***** Data provided

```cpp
struct SymPack {
  bool ready = false;
  double *tiles = nullptr;
  int2 *list = nullptr;
  int64_t ntiles = 0;
  int64_t Np = 0;
  int64_t nb = 0;
  int64_t tiles_per_rank = 0;
  double *P = nullptr;
  int64_t nwhole = 0;
  int lsub = 2;
  int64_t pq_planes = 0;
  double *Pq = nullptr;
  unsigned char *split = nullptr;
  int *own = nullptr;
  int *plist = nullptr;
  int64_t pstride = 0;
  int pmax = 0;
  bool pq_ordered = false;
  int64_t t_split = 0;
  int64_t dyn = 0;
  int wgs = 0;
  bool rb4 = false;
  unsigned long long *ticket = nullptr;
  bool gen = false;
  SymGen gsrc;
  double *yg = nullptr;
  double *yr = nullptr;
  int64_t ystride = 0;
};

constexpr int kSymOwnSplit = 1 << 24;
constexpr int kSymPlistSlotBits = 16;
constexpr int kSymPlistMaxSlots = (1 << kSymPlistSlotBits) - 1;
__host__ __device__ inline int sym_own_entry(int slot, bool split) {
  return slot | (split ? kSymOwnSplit : 0);
}
__host__ __device__ inline int sym_own_slot(int e) { return e & (kSymOwnSplit - 1); }
__host__ __device__ inline bool sym_own_split(int e) { return (e & kSymOwnSplit) != 0; }
__host__ __device__ inline int sym_plist_entry(int slot, int plane) {
  return slot | (plane << kSymPlistSlotBits);
}
__host__ __device__ inline int sym_plist_slot(int e) { return e & kSymPlistMaxSlots; }
__host__ __device__ inline int sym_plist_plane(int e) { return e >> kSymPlistSlotBits; }

struct MfData {
  bool ready = false;
  int64_t M = 0, D = 0;
  int n = 0, n_perms = 0;
  double sig = 0.0;
// ... 612 lines not shown
```

### mlff-preconditioner_amd/csrc/kernels_sym.hip

```cpp
#include "common.h"

#include <algorithm>
#include <cstdlib>
#include <cstring>

namespace mlff {

typedef double d2 __attribute__((ext_vector_type(2)));

namespace {

constexpr int B = kSymTile;
constexpr int kRB = 8;
constexpr int kBatches = B / kRB;
constexpr int kTileRed = 6 * B;
constexpr int kTileLds = kTileRed + 4 * kRB * 64;
constexpr int kGenRowLds = kSymGenMaxD * B + B / 64;

__device__ __forceinline__ void decode_unit(long long u, int nwhole, int lsub, int &tile, int &h,
                                            int &gb0, int &gb1) {
  if (u < nwhole) {
    tile = (int)u;
    h = 0;
    gb0 = 0;
// ... 4 lines not shown
    h = (int)(q & ((1 << lsub) - 1));
    gb0 = h * (kBatches >> lsub);
    gb1 = gb0 + (kBatches >> lsub);
  }
}

__device__ __forceinline__ double gathered_rho(const PGather &pg, double *sh) {
  double v = 0.0;
  const int np = pg.world * kVecGrid;
  int f = threadIdx.x;
  for (; f + 7 * 256 < np; f += 8 * 256) {
    double t[8];
#pragma unroll
    for (int u = 0; u < 8; ++u) {
      const int g = f + u * 256;
      t[u] = pg.gb[(int64_t)(g / kVecGrid) * pg.gstride + pg.blk + (g % kVecGrid)];
    }
#pragma unroll
    for (int u = 0; u < 8; ++u) v += t[u];
  }
  for (; f < np; f += 256) v += pg.gb[(int64_t)(f / kVecGrid) * pg.gstride + pg.blk + (f % kVecGrid)];
  v = block_sum256(v, sh);
  __syncthreads();
  if (threadIdx.x == 0) sh[4] = v;
  __syncthreads();
  const double rho = sh[4];
  __syncthreads();
  return rho;
}

__device__ __forceinline__ double pg_z(const PGather &pg, int64_t i) {
  const int64_t rk = i / pg.blk;
  return rk < pg.world ? pg.gb[rk * pg.gstride + i % pg.blk] : 0.0;
}
__device__ __forceinline__ double pg_val(const PGather &pg, const double *v, int64_t i, double beta) {
  return pg.it > 1 ? fma(beta, v[i], pg_z(pg, i)) : pg_z(pg, i);
}
__device__ __forceinline__ d2 pg_val2(const PGather &pg, const double *v, int64_t i, double beta) {
  if (pg.gb == nullptr) return *reinterpret_cast<const d2 *>(v + i);
  const int64_t rk = i / pg.blk;
  const d2 z = rk < pg.world ? *reinterpret_cast<const d2 *>(pg.gb + rk * pg.gstride + i % pg.blk)
                             : d2{0.0, 0.0};
  if (pg.it <= 1) return z;
  const d2 po = *reinterpret_cast<const d2 *>(v + i);
  return d2{fma(beta, po.x, z.x), fma(beta, po.y, z.y)};
}

__device__ __forceinline__ double fused_p_beta(const PGather &pg, double rho, double *publish) {
  const double beta = pg.it > 1 ? rho / pg.st->rho1 : 0.0;
  if (blockIdx.x == 0 && threadIdx.x == 0) *publish = rho;
  return beta;
}

constexpr int kTicketWords = 4;
__device__ __forceinline__ void reset_work_counters(unsigned long long *ticket) {
  ticket[0] = 0ull;
  ticket[2] = 0ull;
  ticket[3] = 0ull;
}

struct UnitQueue {
  unsigned long long *c0, *c1, *c2;
  long long base0, hi0, base1, hi1, base2, hi2;
  int stage;
};
__device__ __forceinline__ bool take_unit(unsigned long long *c, long long base, long long hi,
                                          long long &u) {
  if (base >= hi) return false;
  u = base + (long long)atomicAdd(c, 1ull);
  return u < hi;
}
__device__ __forceinline__ long long next_unit(UnitQueue &q, long long nunits) {
  long long u;
  if (q.stage == 0) {
    if (take_unit(q.c0, q.base0, q.hi0, u)) return u;
    q.stage = 1;
  }
  if (q.stage == 1) {
    if (take_unit(q.c1, q.base1, q.hi1, u)) return u;
    q.stage = 2;
  }
  if (q.stage == 2) {
    if (take_unit(q.c2, q.base2, q.hi2, u)) return u;
    q.stage = 3;
  }
  return nunits;
}

__device__ __forceinline__ bool gen_index(const SymGen &gs, int64_t pos, int64_t &g) {
  const int64_t off = pos % gs.blk;
  g = (pos / gs.blk) * gs.rows_per + off;
  return off < gs.rows_per && g < gs.N;
}

struct GenCols {
  double x[8][kSymGenMaxD];
  unsigned valid;
};
__device__ __forceinline__ void gen_load_cols(const SymGen &gs, int J, int lane, GenCols &gc) {
  gc.valid = 0u;
#pragma unroll
  for (int j = 0; j < 8; ++j) {
    int64_t g;
    const bool ok = gen_index(gs, (int64_t)J * B + 2 * (lane + 64 * (j >> 1)) + (j & 1), g);
    if (ok) gc.valid |= 1u << j;
#pragma unroll
    for (int t = 0; t < kSymGenMaxD; ++t) gc.x[j][t] = (ok && t < gs.d) ? gs.Xs[g * gs.d + t] : 0.0;
  }
}
__device__ __forceinline__ bool gen_row_inside(const double *xrow, int r) {
  const unsigned *mask = reinterpret_cast<const unsigned *>(xrow + kSymGenMaxD * B);
  return ((mask[r >> 5] >> (r & 31)) & 1u) != 0u;
}
__device__ __forceinline__ void gen_stage_rows(const SymGen &gs, int I, int r0, int nr,
                                               double *__restrict__ xrow) {
  unsigned *mask = reinterpret_cast<unsigned *>(xrow + kSymGenMaxD * B);
  for (int i = threadIdx.x; i < nr; i += 256) {
    int64_t g;
    const bool ok = gen_index(gs, (int64_t)I * B + r0 + i, g);
#pragma unroll
    for (int t = 0; t < kSymGenMaxD; ++t)
      xrow[kSymGenMaxD * (r0 + i) + t] = (ok && t < gs.d) ? gs.Xs[g * gs.d + t] : 0.0;
    const unsigned long long m = __ballot(ok);
    if ((threadIdx.x & 63) == 0) {
      mask[(r0 + i) >> 5] = (unsigned)m;
      if (nr - i > 32) mask[((r0 + i) >> 5) + 1] = (unsigned)(m >> 32);
    }
  }
}
__device__ __forceinline__ bool gen_block_full(const SymGen &gs, int Jb) {
  int64_t g;
  const int64_t p0 = (int64_t)Jb * B, p1 = p0 + B - 1;
  return p0 / gs.blk == p1 / gs.blk && gen_index(gs, p0, g) && gen_index(gs, p1, g);
}
template <bool PLAIN, bool DIAG>
__device__ __forceinline__ void gen_row(const SymGen &gs, const GenCols &gc,
                                        const double *__restrict__ xrow, int r, int lane,
                                        d2 (&ar)[4]) {
// ... 36 lines not shown

template <bool GEN, bool PLAIN, bool DIAG, int RB>
__device__ __forceinline__ void tile_batch(d2 (&a)[GEN ? 1 : RB][4], const double *A,
                                           const SymGen &gs,
                                           const GenCols &gc, const double *xrow,
                                           bool diag_rt, const d2 (&pc)[4],
                                           const double *vrow, int rbase, int lane,
                                           double *red, double *rows,
                                           d2 (&acc)[4]) {
  const bool diag = GEN ? DIAG : diag_rt;
#pragma unroll(GEN ? 2 : kRB)
  for (int rr = 0; rr < kRB; ++rr) {
    d2 ar[4];
    if constexpr (GEN) {
      gen_row<PLAIN, DIAG>(gs, gc, xrow, rbase + rr, lane, ar);
    } else {
      if constexpr (RB < kRB)
        if (rr == RB) tile_load_batch<RB>(A, rbase + RB, lane, a);
#pragma unroll
      for (int q = 0; q < 4; ++q) ar[q] = a[rr % RB][q];
    }
    double s0 = ar[0].x * pc[0].x;
    double s1 = ar[0].y * pc[0].y;
#pragma unroll
    for (int q = 1; q < 4; ++q) {
      s0 = fma(ar[q].x, pc[q].x, s0);
      s1 = fma(ar[q].y, pc[q].y, s1);
    }
    red[rr * 64 + lane] = s0 + s1;
    if (!diag) {
      const double pr = vrow[rbase + rr];
#pragma unroll
      for (int q = 0; q < 4; ++q) {
        acc[q].x = fma(ar[q].x, pr, acc[q].x);
        acc[q].y = fma(ar[q].y, pr, acc[q].y);
      }
    }
  }
  __builtin_amdgcn_fence(__ATOMIC_RELEASE, "wavefront");
  __builtin_amdgcn_wave_barrier();
  __builtin_amdgcn_fence(__ATOMIC_ACQUIRE, "wavefront");
  const d2 *rp = reinterpret_cast<const d2 *>(red + (lane >> 3) * 64 + (lane & 7) * 8);
  const d2 t0 = rp[0], t1 = rp[1], t2 = rp[2], t3 = rp[3];
  double tt = ((t0.x + t0.y) + (t1.x + t1.y)) + ((t2.x + t2.y) + (t3.x + t3.y));
  tt += __shfl_xor(tt, 1, 64);
  tt += __shfl_xor(tt, 2, 64);
  tt += __shfl_xor(tt, 4, 64);
  if ((lane & 7) == 0) rows[rbase + (lane >> 3)] = tt;
  __builtin_amdgcn_fence(__ATOMIC_RELEASE, "wavefront");
  __builtin_amdgcn_wave_barrier();
  __builtin_amdgcn_fence(__ATOMIC_ACQUIRE, "wavefront");
}
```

**********

* Try it: Return only the number of lines above in which the string "include" occurs.

* Written response: 4